Required work = Which lines of the entries contain the word "bits"? Please list them.

Source material =
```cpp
__global__ void __launch_bounds__(1024)
k_work_order_bwd(const uint32_t n_tiles, const WorkBwdViews wv) {
  const uint32_t* __restrict__ tile_depth = wv.tile_depth[blockIdx.x];
  uint32_t* __restrict__ items = wv.items[blockIdx.x];
  const uint32_t items_cap = wv.items_cap[blockIdx.x];
  const uint32_t kb = wv.seg_len[blockIdx.x];
  __shared__ uint32_t cnt[32], cur[32];
  const int tid = threadIdx.x;
  if (tid < 32) cnt[tid] = 0;
  __syncthreads();
  for (uint32_t t = tid; t < n_tiles; t += 1024) {
    const uint32_t d = tile_depth[t];
    if (d == 0) continue;
    const uint32_t full = d / kb, tail = d % kb;
    for (uint32_t sgi = 0; sgi < full; ++sgi) atomicAdd(&cnt[15u - min(15u, (d - kb * sgi - 1u) >> 8)], 1u);
    if (tail) atomicAdd(&cnt[16u + 15u - ((tail - 1u) * 16u) / kb], 1u);
  }
  __syncthreads();
  if (tid == 0) {
    uint32_t run = 0;
    for (int b = 0; b < 32; ++b) { cur[b] = run; run += cnt[b]; }
    items[0] = min(run, items_cap);
  }
  __syncthreads();
  for (uint32_t t = tid; t < n_tiles; t += 1024) {
    const uint32_t d = tile_depth[t];
    if (d == 0) continue;
    const uint32_t full = d / kb, tail = d % kb;
    for (uint32_t sgi = 0; sgi < full; ++sgi) {
      const uint32_t i = atomicAdd(&cur[15u - min(15u, (d - kb * sgi - 1u) >> 8)], 1u);
      if (i < items_cap) { items[2 + 2 * i] = t; items[3 + 2 * i] = sgi; }
    }
    if (tail) {
      const uint32_t i = atomicAdd(&cur[16u + 15u - ((tail - 1u) * 16u) / kb], 1u);
      if (i < items_cap) { items[2 + 2 * i] = t; items[3 + 2 * i] = full; }
    }
  }
}

__device__ __forceinline__ float add_swap32(float a, float b) {
  const auto r = __builtin_amdgcn_permlane32_swap(__float_as_uint(a), __float_as_uint(b), false, false);
  return __uint_as_float(r[0]) + __uint_as_float(r[1]);
}
__device__ __forceinline__ float add_swap16(float a, float b) {
  const auto r = __builtin_amdgcn_permlane16_swap(__float_as_uint(a), __float_as_uint(b), false, false);
  return __uint_as_float(r[0]) + __uint_as_float(r[1]);
}
__device__ __forceinline__ float reduce10(const float v[10]) {
  float p0, p1, p2, p3, p4, q0, q1, q2;
  asm("s_nop 1\n\t"
      "v_add_f32_dpp %0, %8, %8 row_ror:8 row_mask:0xf bank_mask:0x3\n\t"
      "v_add_f32_dpp %0, %9, %9 row_ror:8 row_mask:0xf bank_mask:0xc\n\t"
      "v_add_f32_dpp %1, %10, %10 row_ror:8 row_mask:0xf bank_mask:0x3\n\t"
      "v_add_f32_dpp %1, %11, %11 row_ror:8 row_mask:0xf bank_mask:0xc\n\t"
      "v_add_f32_dpp %2, %12, %12 row_ror:8 row_mask:0xf bank_mask:0x3\n\t"
      "v_add_f32_dpp %2, %13, %13 row_ror:8 row_mask:0xf bank_mask:0xc\n\t"
      "v_add_f32_dpp %3, %14, %14 row_ror:8 row_mask:0xf bank_mask:0x3\n\t"
      "v_add_f32_dpp %3, %15, %15 row_ror:8 row_mask:0xf bank_mask:0xc\n\t"
      "v_add_f32_dpp %4, %16, %16 row_ror:8 row_mask:0xf bank_mask:0x3\n\t"
      "v_add_f32_dpp %4, %17, %17 row_ror:8 row_mask:0xf bank_mask:0xc\n\t"
      "s_nop 1\n\t"
      "v_add_f32_dpp %5, %0, %0 row_half_mirror row_mask:0xf bank_mask:0x5\n\t"
      "v_add_f32_dpp %5, %1, %1 row_half_mirror row_mask:0xf bank_mask:0xa\n\t"
      "v_add_f32_dpp %6, %2, %2 row_half_mirror row_mask:0xf bank_mask:0x5\n\t"
      "v_add_f32_dpp %6, %3, %3 row_half_mirror row_mask:0xf bank_mask:0xa\n\t"
      "v_add_f32_dpp %7, %4, %4 row_half_mirror row_mask:0xf bank_mask:0xf"
      : "=&v"(p0), "=&v"(p1), "=&v"(p2), "=&v"(p3), "=&v"(p4), "=&v"(q0), "=&v"(q1), "=&v"(q2)
      : "v"(v[0]), "v"(v[1]), "v"(v[2]), "v"(v[3]), "v"(v[4]), "v"(v[5]), "v"(v[6]), "v"(v[7]), "v"(v[8]), "v"(v[9]));
  const float r0 = add_swap32(q0, q1);
  float R = add_swap16(r0, q2);
  asm("s_nop 1\n\t"
      "v_add_f32_dpp %0, %0, %0 quad_perm:[2,3,0,1] row_mask:0xf bank_mask:0xf\n\t"
      "s_nop 1\n\t"
      "v_add_f32_dpp %0, %0, %0 quad_perm:[1,0,3,2] row_mask:0xf bank_mask:0xf"
      : "+v"(R));
  return R;
}

template <int KB>
__device__ __forceinline__ void
render_bwd_body(const uint32_t item, const int W, const int H, const uint32_t* __restrict__ items, const uint32_t* __restrict__ tile_depth,
             const float* __restrict__ ckpt,
             const uint32_t* __restrict__ ranges, const uint32_t* __restrict__ point_list,
             const float4* __restrict__ splat, const float* __restrict__ bg, const float* __restrict__ color,
             const float* __restrict__ depth_alpha, const float* __restrict__ final_T,
             const uint32_t* __restrict__ n_contrib, const float* __restrict__ dL_dcolor,
             const float* __restrict__ dL_dda, float* __restrict__ partials, unsigned long long* __restrict__ reach) {
  __shared__ float4 s0[KB], s1[KB], s2[KB];
  __shared__ uint32_t sid[KB], smask[KB];
  __shared__ unsigned long long hitw[KB / 64];
  const int gx = (W + GSR_TILE - 1) / GSR_TILE;
  const int tid = threadIdx.x, wave = tid >> 6, lane = tid & 63;
  if (item >= items[0]) return;
 {
  const int tile = (int)items[2 + 2 * item];
  const uint32_t seg = items[3 + 2 * item];
  const uint32_t depth = tile_depth[tile];
  const uint32_t lo = seg * KB, hi = min(lo + (uint32_t)KB, depth);
  const int n = (int)(hi - lo);

  const TilePix p = tile_pixel(tile, gx, W, H);
  const int tile_x0 = p.bx - (wave & 1) * 8, tile_y0 = p.by - (wave >> 1) * 8;
  const float pxf = (float)p.px, pyf = (float)p.py;
  const uint32_t r0 = ranges[2 * tile];
  const size_t pix = (size_t)p.py * W + p.px, HW = (size_t)H * W;

  const float zref = reinterpret_cast<const float*>(splat + 3 * (size_t)point_list[r0 + (hi - 1u)] + 1)[2];
  {
    float4 n0 = make_float4(0, 0, 0, 0), n1 = n0, n2 = make_float4(0, 0, -1.f, -1.f);
    uint32_t nid = 0;
    if (tid < n) {
      nid = point_list[r0 + (hi - 1u - (uint32_t)tid)];
      const float4* r = splat + 3 * (size_t)nid;
      n0 = r[0]; n1 = r[1]; n2 = r[2];
    }
    if (tid < KB) {
      s0[tid] = stage_row0(n0);
      s1[tid] = stage_row1(n1, zref);
      s2[tid] = n2;
      sid[tid] = nid;
      smask[tid] = (tid < n) ? block_mask_t<8>(n0, n1, n2, tile_x0, tile_y0) : 0u;
    }
    if (tid < KB / 64) hitw[tid] = 0ull;
  }

  const float Tf = p.inside ? final_T[pix] : 0.f;
  const uint32_t last = p.inside ? n_contrib[pix] : 0u;
  float gC0 = 0.f, gC1 = 0.f, gC2 = 0.f, gD = 0.f, gA = 0.f;
  if (p.inside) {
    gC0 = dL_dcolor[pix]; gC1 = dL_dcolor[HW + pix]; gC2 = dL_dcolor[2 * HW + pix];
    gD = dL_dda[pix]; gA = dL_dda[HW + pix];
  }
  const float bg0 = bg[0], bg1 = bg[1], bg2 = bg[2];
  const float bg_dot = (bg0 * gC0 + bg1 * gC1) + bg2 * gC2;

  float T = Tf;
  float R = 0.f, A = 0.f;
  if (last > hi) {
    const float* ck = ckpt_row<KB>(ckpt, r0 + hi, p.py, tile_y0, p.px, tile_x0);
    const float Tc = ck[0];
    const float inv = 1.0f / Tc;
    T = Tc;
    const float rc0 = ((color[pix] - Tf * bg0) - ck[256]) * inv;
    const float rc1 = ((color[HW + pix] - Tf * bg1) - ck[512]) * inv;
    const float rc2 = ((color[2 * HW + pix] - Tf * bg2) - ck[768]) * inv;
    const float rec_z = (depth_alpha[pix] - ck[1024]) * inv;
    const float rec_a = (depth_alpha[HW + pix] - ck[1280]) * inv;
    R = rc0 * gC0 + rc1 * gC1 + rc2 * gC2 + (rec_z - zref * rec_a) * gD;
    A = rec_a;
  }
  const float cshift = zref * gD + gA;

  const int b2 = (lane >> 2) & 1, b3 = (lane >> 3) & 1, b4 = (lane >> 4) & 1, b5 = (lane >> 5) & 1;
  const int comp = b4 ? 8 + 2 * b5 + b3 : (b3 | (b2 << 1) | (b5 << 2));
  const bool commit = ((lane & 3) == 0) && !(b4 && b2);
  __syncthreads();

  for (int k = 0; k < KB / 64; ++k) {
    if (k * 64 >= n) break;
    unsigned long long bits = __ballot((smask[k * 64 + lane] >> wave) & 1u);
    unsigned long long hitk = 0ull;
    while (bits) {
      const int jb = __builtin_ctzll(bits);
      const int j = k * 64 + jb;
      bits &= bits - 1ull;
      const uint32_t pos = hi - 1u - (uint32_t)j;
      const unsigned long long livem = __builtin_amdgcn_ballot_w64(pos < last);
      if (livem == 0ull) continue;
      const float4 a = s0[j];
      const float4 b = s1[j];
      const float dx = a.x - pxf, dy = a.y - pyf;
      const float power = gsr_power(a.z, a.w, b.x, dx, dy);
      const float G = gsr_exp(power);
      const float alpha = fminf(GSR_ALPHA_MAX, gsr_mul(b.y, G));
      const unsigned long long hitm = livem & __builtin_amdgcn_ballot_w64(power <= 0.0f) &
                                      __builtin_amdgcn_ballot_w64(alpha >= GSR_ALPHA_MIN);
      if (hitm == 0ull) continue;
      hitk |= 1ull << jb;
      const bool hit = __builtin_amdgcn_inverse_ballot_w64(hitm);
      float qv = 0.f, wv = 0.f, gdl = 0.f;
      if (hit) {
        const float4 c = s2[j];
        const float inv = __builtin_amdgcn_rcpf(1.0f - alpha);
        T = T * inv;
// ... 97 lines not shown
```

Task output =
    unsigned long long bits = __ballot((smask[k * 64 + lane] >> wave) & 1u);
    while (bits) {
      const int jb = __builtin_ctzll(bits);
      bits &= bits - 1ull;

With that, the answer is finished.